- Cover of the US DVD release
- Directed by: Joseph McGrath
- Written by: Jack Hobbs; Joseph McGrath; John Cleese;
- Produced by: Humphrey Barclay
- Starring: John Cleese Arthur Lowe Ron Moody Connie Booth Joss Ackland Denholm Elliott
- Cinematography: Ken Higgins
- Edited by: Rusty Coppleman
- Music by: Ivor Slaney
- Production company: London Weekend Television
- Distributed by: Independent Television (ITV)
- Release date: 1977;
- Running time: 55 minutes
- Country: United Kingdom
- Language: English

= The Strange Case of the End of Civilisation as We Know It =

1977 film by Joseph McGrath

The Strange Case of the End of Civilisation as We Know It (also known as The Strange Case of the End of Civilisations) is a 1977 comedy film directed by Joseph McGrath and starring John Cleese, Arthur Lowe, Ron Moody, Connie Booth, Joss Ackland and Denholm Elliott. It was written by Jack Hobbs, McGrath and Cleese.

It is a low-budget spoof of the Sherlock Holmes detective series, as well as the mystery genre in general.

==Plot==
Aboard a private aircraft, Dr. Gropinger – a parody of Henry Kissinger – is on a goodwill tour of Middle Eastern countries. He misplaces his diary and is thrown into a panic as, without the diary, he no longer knows what country he is about to land in. Stepping off the plane, he extends greetings in Hebrew to a congregation of Arabs and is shot dead. Soon after, the U.S. President (a caricature of Gerald Ford) receives a threatening letter claiming responsibility for the death, signed "Moriarty", who claims to have set in motion a plan that will allow him to rule the world. The president dispatches a top agent to London to work with the world's top law enforcement officials and find a strategy to combat Moriarty.

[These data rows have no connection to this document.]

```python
def param_specs(kind):
    k = KINDS[kind] if isinstance(kind, str) else kind
    n = lib().tsd_model_param_count(k)
    out = []
    name = C.create_string_buffer(128)
    shape = (C.c_int64 * 4)()
    ndim, used, bound = C.c_int(), C.c_int(), C.c_float()
    for i in range(n):
        check(lib().tsd_model_param_info(k, i, name, 128, shape, C.byref(ndim), C.byref(used), C.byref(bound)))
        out.append((name.value.decode(), tuple(int(shape[j]) for j in range(ndim.value)), bool(used.value), bound.value))
    return out

# ... 97 lines not shown
        check(lib().tsd_session_add_noise(self.h, int(i), ptr(f32(noise))))

    def decode(self):
        check(lib().tsd_session_decode(self.h))

    def latents(self):
        out = np.empty((self.B, 4, self.L, self.L), dtype=np.float32)
        check(lib().tsd_session_download_latents(self.h, ptr(out)))
        return out

    def images(self, rescale=True):
        out = np.empty((self.B, 3, 8 * self.L, 8 * self.L), dtype=np.float32)
        check(lib().tsd_session_download_images(self.h, 1 if rescale else 0, ptr(out)))
        return out

    def close(self):
        if self.h:
            lib().tsd_session_destroy(self.h)
            self.h = None
```

Before: 211.1 steps/s.

## Hoist step-invariant context K/V and time-embedding MLP out of UNet step

At upload time the session now precomputes the cross-attention context K/V projections and a per-timestep table of time-embedding MLP outputs into dedicated device buffers. Each denoising step then passes these through a UNetPre struct instead of recomputing the K/V GEMMs and three small linears. The goal is to remove per-step launches and GEMM work that is constant across steps. The cost is extra device memory, an upfront build at upload, and gen-counter tracking so weight changes trigger a rebuild.

```diff
diff --git a/include/tsd.h b/include/tsd.h
--- a/include/tsd.h
+++ b/include/tsd.h
@@ -190,6 +190,8 @@
 int tsd_debug_set_attn_diag(tsd_ctx* ctx, int on);
 int tsd_debug_set_res_fuse_skip(tsd_ctx* ctx, int on);
 int tsd_debug_set_qkv_fuse(tsd_ctx* ctx, int on);
+int tsd_debug_set_session_hoist(tsd_ctx* ctx, int on);
+int tsd_debug_session_hoist_info(tsd_session* s, int64_t* info);
 int tsd_debug_mfma_sustained(tsd_ctx* ctx, float ms_target, float* tflops, float* clock_ghz);
 
 double tsd_flop_count(int kind, int L, int T);
diff --git a/stable-diffusion.mojo_amd/csrc/api_model.cpp b/stable-diffusion.mojo_amd/csrc/api_model.cpp
--- a/stable-diffusion.mojo_amd/csrc/api_model.cpp
+++ b/stable-diffusion.mojo_amd/csrc/api_model.cpp
@@ -1,5 +1,6 @@
 #include <dlfcn.h>
 #include <math.h>
+#include <stdint.h>
 #include <string.h>
 
 #include <vector>
@@ -128,6 +129,14 @@
   float* images = nullptr;
   float* hist = nullptr;
   size_t noise_cap = 0;
+  char* kv = nullptr;
+  half_t* kc_all = nullptr;
+  half_t* vtc_all = nullptr;
+  float* ttab = nullptr;
+  size_t kv_cap = 0, ttab_cap = 0;
+  bool hoist = false;
+  unsigned model_gen = 0;
+  int inv_builds = 0;
   int n_train = 1000, n_infer = 50, start = 0;
   std::vector<float> alphas_cumprod;
   std::vector<int> timesteps;
@@ -161,6 +170,40 @@
   sampler_alphas_cumprod(s->n_train, s->alphas_cumprod);
   return sampler_timesteps(s->spacing, s->n_train, s->n_infer, s->start, s->timesteps);
 }
+static int session_build_invariants(tsd_session* s) {
+  tsd_ctx* ctx = s->ctx;
+  tsd_model* m = s->unet;
+  const int Bu = s->cfg ? 2 * s->B : s->B, N = m->unet.tproj.N;
+  ctx->arena.top = 0;
+  TSD_TRY(g_unet_ctx_kv(m, s->ctx16, s->Tp, Bu, s->kc_all, s->vtc_all));
+  for (size_t i = 0; i < s->timesteps.size(); i++) {
+    ctx->arena.top = 0;
+    TSD_TRY(launch_time_embedding(ctx, nullptr, (float)s->timesteps[i], Bu, s->temb));
+    const float* tvec = nullptr;
+    TSD_TRY(g_unet_time_path(m, s->temb, Bu, &tvec));
+    HIP_TRY(hipMemcpyAsync(s->ttab + i * (size_t)N, tvec, (size_t)N * 4, hipMemcpyDeviceToDevice, ctx->stream));
+  }
+  ctx->arena.top = 0;
+  s->model_gen = m->gen;
+  s->inv_builds++;
+  return TSD_OK;
+}
+static UNetPre session_pre(const tsd_session* s, int i) {
+  UNetPre p;
+  p.tvec = s->ttab + (size_t)i * s->unet->unet.tproj.N; p.tld = 0;
+  p.kc_all = s->kc_all; p.vtc_all = s->vtc_all;
+  return p;
+}
+extern "C" int tsd_debug_set_session_hoist(tsd_ctx* ctx, int on) {
+  return ctx_set_option(ctx, &TsdOptions::session_hoist, on ? 1 : 0, 0, 1);
+}
+extern "C" int tsd_debug_session_hoist_info(tsd_session* s, int64_t* info) {
+  NOTNULL(s); NOTNULL(info);
+  info[0] = s->uploaded && s->hoist; info[1] = (int64_t)(uintptr_t)s->ttab; info[2] = (int64_t)(uintptr_t)s->kc_all;
+  info[3] = (int64_t)(uintptr_t)s->vtc_all; info[4] = (int64_t)(s->kv_cap + s->ttab_cap); info[5] = s->inv_builds;
+  return TSD_OK;
+}
+
 static void schedule_changed(tsd_session* s) {
   s->uploaded = false; s->has_noise = false;
   s->hist_valid_for = -1;
@@ -205,6 +248,8 @@
   hipStreamSynchronize(s->ctx->stream);
   if (s->state) hipFree(s->state);
   if (s->noise) hipFree(s->noise);
+  if (s->kv) hipFree(s->kv);
+  if (s->ttab) hipFree(s->ttab);
   delete s;
   return TSD_OK;
 }
@@ -272,9 +317,36 @@
   if (s->dec) TSD_TRY(model_check_ready(s->dec));
   Arena& a = ctx->arena;
   const int Bu = s->cfg ? 2 * B : B;
+  s->hoist = ctx->opt.session_hoist != 0;
+  s->uploaded = false;
+  if (s->hoist) {
+    const int CK = s->unet->unet.kproj_all.N, N = s->unet->unet.tproj.N;
+    const size_t kc_bytes = ((size_t)Bu * Tp * CK * 2 + 255) & ~size_t(255), kv_bytes = 2 * kc_bytes;
+    const size_t tt_bytes = s->timesteps.size() * (size_t)N * 4;
+    if (kv_bytes > s->kv_cap) {
+      if (s->kv) HIP_TRY(hipFree(s->kv));
+      s->kv = nullptr; s->kv_cap = 0;
+      if (hipMalloc((void**)&s->kv, kv_bytes) != hipSuccess) TSD_FAIL(TSD_E_ALLOC, "session: context K/V hipMalloc(%zu) failed", kv_bytes);
+      s->kv_cap = kv_bytes;
+    }
+    s->kc_all = (half_t*)s->kv; s->vtc_all = (half_t*)(s->kv + kc_bytes);
+    if (tt_bytes > s->ttab_cap) {
+      if (s->ttab) HIP_TRY(hipFree(s->ttab));
+      s->ttab = nullptr; s->ttab_cap = 0;
+      if (hipMalloc((void**)&s->ttab, tt_bytes) != hipSuccess) TSD_FAIL(TSD_E_ALLOC, "session: time table hipMalloc(%zu) failed", tt_bytes);
+      s->ttab_cap = tt_bytes;
+    }
+  }
   a.planning = true; a.top = 0; a.peak = 0;
-  int r = g_unet_forward(s->unet, s->lat2, s->ctx16, T, Tp, s->temb, Bu, L, s->eps);
+  const UNetPre pre0 = s->hoist ? session_pre(s, 0) : UNetPre();
+  int r = g_unet_forward(s->unet, s->lat2, s->ctx16, T, Tp, s->temb, Bu, L, s->eps, false, s->hoist ? &pre0 : nullptr);
   size_t need = a.peak;
+  if (r == TSD_OK && s->hoist) {
+    const float* tv = nullptr;
+    a.top = 0; a.peak = 0;
+    r = g_unet_time_path(s->unet, s->temb, Bu, &tv);
+    need = std::max(need, a.peak);
+  }
   if (r == TSD_OK && s->dec) {
     a.top = 0; a.peak = 0;
     r = g_decoder_forward(s->dec, s->latents, B, L, s->images);
@@ -283,6 +355,8 @@
   a.planning = false; a.top = 0; a.peak = 0;
   if (r != TSD_OK) return r;
   TSD_TRY(ctx_reserve_arena(ctx, need));
+  s->model_gen = s->unet->gen;
+  if (s->hoist) TSD_TRY(session_build_invariants(s));
   s->opt_gen = ctx->opt.gen;
   s->uploaded = true;
   s->poisoned = false;
@@ -317,7 +391,12 @@
   const bool have_hist = s->sampler == TSD_SAMPLER_DPMPP_2M && s->hist_valid_for == i;
   s->hist_valid_for = -1;
   s->decoded = false;
-  TSD_TRY(launch_time_embedding(ctx, nullptr, (float)t, Bu, s->temb));
+  if (s->model_gen != s->unet->gen) {
+    TSD_TRY(model_check_ready(s->unet));
+    if (s->hoist) TSD_TRY(session_build_invariants(s));
+    s->model_gen = s->unet->gen;
+  }
+  if (!s->hoist) TSD_TRY(launch_time_embedding(ctx, nullptr, (float)t, Bu, s->temb));
   const float* lat_in = s->latents;
   if (s->cfg) {
     HIP_TRY(hipMemcpyAsync(s->lat2, s->latents, nl * 4, hipMemcpyDeviceToDevice, ctx->stream));
@@ -326,7 +405,8 @@
   }
   ctx->arena.top = 0;
   const bool eps_nhwc = s->unet->unet.final_conv.Opad == 4;
-  TSD_TRY(g_unet_forward(s->unet, lat_in, s->ctx16, s->T, s->Tp, s->temb, Bu, L, s->eps, eps_nhwc));
+  const UNetPre pre = s->hoist ? session_pre(s, i) : UNetPre();
+  TSD_TRY(g_unet_forward(s->unet, lat_in, s->ctx16, s->T, s->Tp, s->temb, Bu, L, s->eps, eps_nhwc, s->hoist ? &pre : nullptr));
   ctx->arena.top = 0;
   const float* eps_u = s->cfg ? s->eps + nl : nullptr;
   if (s->sampler == TSD_SAMPLER_DDPM) {
diff --git a/stable-diffusion.mojo_amd/csrc/common.h b/stable-diffusion.mojo_amd/csrc/common.h
--- a/stable-diffusion.mojo_amd/csrc/common.h
+++ b/stable-diffusion.mojo_amd/csrc/common.h
@@ -49,6 +49,7 @@
   int conv_in_im2col = 1;
   int chain = 1;
   int fold_out = 1;
+  int session_hoist = 1;
   int conv_w_tm_mib = 2, lin_w_tm = 1, lin_w_tm_kib = 1024;
   int attn_qb = 2;
   int attn_qb_force = 0;
diff --git a/stable-diffusion.mojo_amd/csrc/graph.cpp b/stable-diffusion.mojo_amd/csrc/graph.cpp
--- a/stable-diffusion.mojo_amd/csrc/graph.cpp
+++ b/stable-diffusion.mojo_amd/csrc/graph.cpp
@@ -377,20 +377,9 @@
   return TSD_OK;
 }
 
-static int g_unet_full_forward(tsd_model* m, const float* latents_chw, const half_t* ctx16, int T, int Tp,
-                               const float* temb, int B, int L, float* eps_out_chw, bool eps_nhwc);
-
-int g_unet_forward(tsd_model* m, const float* latents_chw, const half_t* ctx16, int T, int Tp, const float* temb, int B,
-                   int L, float* eps_out_chw, bool eps_nhwc) {
-  if (is_full_unet_kind(m->kind)) {
-    const int prev = gemm_set_splitk_big(m->ctx, 4);
-    const int r = g_unet_full_forward(m, latents_chw, ctx16, T, Tp, temb, B, L, eps_out_chw, eps_nhwc);
-    gemm_set_splitk_big(m->ctx, prev);
-    return r;
-  }
+int g_unet_time_path(tsd_model* m, const float* temb, int B, const float** tvec_out) {
   tsd_ctx* ctx = m->ctx;
   const UNetW& u = m->unet;
-  if (L % 8) TSD_FAIL(TSD_E_SHAPE, "UNet: latent side %d must be a multiple of 8", L);
   float* t1 = arena_alloc<float>(ctx, (int64_t)B * 1280); CHECK_ALLOC(t1);
   float* time = arena_alloc<float>(ctx, (int64_t)B * 1280); CHECK_ALLOC(time);
   float* tvec = arena_alloc<float>(ctx, (int64_t)B * u.tproj.N); CHECK_ALLOC(tvec);
@@ -398,7 +387,53 @@
   TSD_TRY(launch_small_linear(ctx, t1, B, 1280, 1280, u.t2.w, u.t2.Kpad, u.t2.b, 1280, 1, time, 1280));
   TSD_TRY(launch_small_linear(ctx, time, B, 1280, 1280, u.tproj.w, u.tproj.Kpad, u.tproj.b, u.tproj.N, 1, tvec,
                               u.tproj.N));
-  const int tld = u.tproj.N;
+  *tvec_out = tvec;
+  return TSD_OK;
+}
+
+int g_unet_ctx_kv(tsd_model* m, const half_t* ctx16, int Tp, int B, half_t* kc_all, half_t* vtc_all) {
+  tsd_ctx* ctx = m->ctx;
+  const UNetW& u = m->unet;
+  const int CK = u.kproj_all.N;
+  if (ctx_kv_fused_ok(ctx, u, Tp)) {
+    GemmArgs g;
+    g.A0 = ctx16; g.lda0 = u.kproj_all.Kpad; g.Wt = u.kproj_all.w; g.ldw = u.kproj_all.Kpad;
+    g.M = B * Tp; g.N = 2 * CK; g.K = u.kproj_all.Kpad; g.C = kc_all; g.ldc = CK;
+    if (u.kproj_all.w_tm) { g.Wt = u.kproj_all.w_tm; g.ldw = 64; g.w_kts = 2 * CK * 128; }
+    g.Vt = vtc_all; g.vt_n0 = CK; g.vt_ld = Tp; g.vt_S = Tp; g.vt_sB = (int64_t)CK * Tp;
+    TSD_TRY(launch_gemm(ctx, g));
+  } else {
+    GemmArgs g;
+    g.A0 = ctx16; g.lda0 = u.kproj_all.Kpad; g.Wt = u.kproj_all.w; g.ldw = u.kproj_all.Kpad;
+    g.M = B * Tp; g.N = CK; g.K = u.kproj_all.Kpad; g.C = kc_all; g.ldc = CK;
+    TSD_TRY(launch_gemm(ctx, g));
+    GemmArgs v;
+    v.A0 = u.vproj_all.w; v.lda0 = u.vproj_all.Kpad; v.sA = 0;
+    v.Wt = ctx16; v.ldw = u.vproj_all.Kpad; v.sW = (int64_t)Tp * u.vproj_all.Kpad;
+    v.M = CK; v.N = Tp; v.K = u.vproj_all.Kpad; v.batch = B;
+    v.C = vtc_all; v.ldc = Tp; v.sC = (int64_t)CK * Tp;
+    TSD_TRY(launch_gemm(ctx, v));
+  }
+  return TSD_OK;
+}
+
+static int g_unet_full_forward(tsd_model* m, const float* latents_chw, const half_t* ctx16, int T, int Tp,
+                               const float* temb, int B, int L, float* eps_out_chw, bool eps_nhwc, const UNetPre* pre);
+
+int g_unet_forward(tsd_model* m, const float* latents_chw, const half_t* ctx16, int T, int Tp, const float* temb, int B,
+                   int L, float* eps_out_chw, bool eps_nhwc, const UNetPre* pre) {
+  if (is_full_unet_kind(m->kind)) {
+    const int prev = gemm_set_splitk_big(m->ctx, 4);
+    const int r = g_unet_full_forward(m, latents_chw, ctx16, T, Tp, temb, B, L, eps_out_chw, eps_nhwc, pre);
+    gemm_set_splitk_big(m->ctx, prev);
+    return r;
+  }
+  tsd_ctx* ctx = m->ctx;
+  const UNetW& u = m->unet;
+  if (L % 8) TSD_FAIL(TSD_E_SHAPE, "UNet: latent side %d must be a multiple of 8", L);
+  const float* tvec = pre ? pre->tvec : nullptr;
+  const int tld = pre ? pre->tld : u.tproj.N;
+  if (!pre) TSD_TRY(g_unet_time_path(m, temb, B, &tvec));
   const bool in_im2col = ctx->opt.conv_in_im2col && u.conv_in_im2col && u.conv1.I == 4;
   Act x0 = act_alloc(ctx, B, L, L, 64); CHECK_ALLOC(x0.p);
   if (in_im2col) TSD_TRY(launch_chw_f32_to_im2col3x3_f16(ctx, latents_chw, B, 4, L, L, x0.p));
@@ -417,26 +452,13 @@
     return g_resblock(ctx, src, B, side_in, side_in, ups, w, tvec, tld, a[i]);
   };
   const int CK = u.kproj_all.N;
-  half_t* kc_all = arena_alloc<half_t>(ctx, (int64_t)B * Tp * CK); CHECK_ALLOC(kc_all);
-  half_t* vtc_all = arena_alloc<half_t>(ctx, (int64_t)B * CK * Tp); CHECK_ALLOC(vtc_all);
-  if (ctx_kv_fused_ok(ctx, u, Tp)) {
-    GemmArgs g;
-    g.A0 = ctx16; g.lda0 = u.kproj_all.Kpad; g.Wt = u.kproj_all.w; g.ldw = u.kproj_all.Kpad;
-    g.M = B * Tp; g.N = 2 * CK; g.K = u.kproj_all.Kpad; g.C = kc_all; g.ldc = CK;
-    if (u.kproj_all.w_tm) { g.Wt = u.kproj_all.w_tm; g.ldw = 64; g.w_kts = 2 * CK * 128; }
-    g.Vt = vtc_all; g.vt_n0 = CK; g.vt_ld = Tp; g.vt_S = Tp; g.vt_sB = (int64_t)CK * Tp;
-    TSD_TRY(launch_gemm(ctx, g));
-  } else {
-    GemmArgs g;
-    g.A0 = ctx16; g.lda0 = u.kproj_all.Kpad; g.Wt = u.kproj_all.w; g.ldw = u.kproj_all.Kpad;
-    g.M = B * Tp; g.N = CK; g.K = u.kproj_all.Kpad; g.C = kc_all; g.ldc = CK;
-    TSD_TRY(launch_gemm(ctx, g));
-    GemmArgs v;
-    v.A0 = u.vproj_all.w; v.lda0 = u.vproj_all.Kpad; v.sA = 0;
-    v.Wt = ctx16; v.ldw = u.vproj_all.Kpad; v.sW = (int64_t)Tp * u.vproj_all.Kpad;
-    v.M = CK; v.N = Tp; v.K = u.vproj_all.Kpad; v.batch = B;
-    v.C = vtc_all; v.ldc = Tp; v.sC = (int64_t)CK * Tp;
-    TSD_TRY(launch_gemm(ctx, v));
+  const half_t* kc_all = pre ? pre->kc_all : nullptr;
+  const half_t* vtc_all = pre ? pre->vtc_all : nullptr;
+  if (!pre) {
+    half_t* kc = arena_alloc<half_t>(ctx, (int64_t)B * Tp * CK); CHECK_ALLOC(kc);
+    half_t* vtc = arena_alloc<half_t>(ctx, (int64_t)B * CK * Tp); CHECK_ALLOC(vtc);
+    TSD_TRY(g_unet_ctx_kv(m, ctx16, Tp, B, kc, vtc));
+    kc_all = kc; vtc_all = vtc;
   }
   auto attn = [&](int i) -> int {
     TSD_TRY(alloc_out(i, a[i - 1].H, a[i - 1].C));
@@ -486,44 +508,26 @@
 }
 
 static int g_unet_full_forward(tsd_model* m, const float* latents_chw, const half_t* ctx16, int T, int Tp,
-                               const float* temb, int B, int L, float* eps_out_chw, bool eps_nhwc) {
+                               const float* temb, int B, int L, float* eps_out_chw, bool eps_nhwc, const UNetPre* pre) {
   tsd_ctx* ctx = m->ctx;
   const UNetW& u = m->unet;
   if (L % 16) TSD_FAIL(TSD_E_SHAPE, "full-size UNet: latent side %d must be a multiple of 16", L);
-  float* t1 = arena_alloc<float>(ctx, (int64_t)B * 1280); CHECK_ALLOC(t1);
-  float* time = arena_alloc<float>(ctx, (int64_t)B * 1280); CHECK_ALLOC(time);
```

Headed by an incompetent Englishman, the committee settles on contacting Arthur Sherlock Holmes, an eccentric private detective with an affinity for certain addictive drugs (a nod to the literary Sherlock Holmes' experience with cocaine). Holmes is entrusted by the Commissioner of Police to find the descendant of Moriarty before he gains control of the world, accompanied by the descendant of Dr. Watson, who is both a medical doctor and utter fool. The commissioner is murdered while trying to leave, his death mainly the result of Watson's rampant stupidity.

The duo then proceed to Scotland Yard to discuss the situation with the committee. Before any plans can be made, most of the committee members are murdered by a sniper. Without their help, Holmes concocts a plan to invite the world's great detectives to a party, with the hope of laying a trap for Moriarty, who will be unable to pass up a chance at attacking all of them at once. Many fictional detectives attend, including Sam Spade, Columbo, and Hercule Poirot, all of whom are dispatched while Holmes and Watson do a crossword. The murderer is revealed to be an exact doppelgänger of Watson, leading to great confusion when Holmes cannot determine who is the real Watson, particularly when Watson himself is too stupid to know which is which.

After some clever deduction, Holmes discovers who the real Watson is, and the doppelgänger is revealed to be Moriarty's grandchild, who is in fact Holmes' landlady Mrs. Hudson. Holding Holmes and Watson at gunpoint, she tells them of her long-simmering plan to avenge her grandfather's death by destroying civilization. She shoots Dr. Watson and proceeds to riddle Holmes with (an impossible number of) bullets, which he survives, revealing he suspected her all along and so asked Watson to load her gun with blanks. As Holmes gloats, Watson sheepishly tells him that he forgot to switch the bullets; Holmes realizes he's been shot for real, and dies.

After the end credits run, a narrator teases the possibility of a second programme, asking if Holmes and Watson will die, and Moriarty will destroy the world. A voice replies "yes," and the first narrator says "oh."

==Reception==
The Stage and Television Today called the film "[a] most carefully disciplined, timed and rehearsed romp, making it an outstanding candidate for the truly funniest of the year."

Kenneth Eastaugh, reviewing for The Times, wrote: "It is rarely inspired, except when Cleese and Arthur Lowe are on the screen, and not funny enough even when they are on the screen. But there are some comical take-offs of television's most famous detectives... And it all keeps moving."

== Tie-in book ==
A paperback book containing the script, and many black and white photographs, was published as a Star Book by W.H. Allen in 1977 with illustrations by George Djurkovic.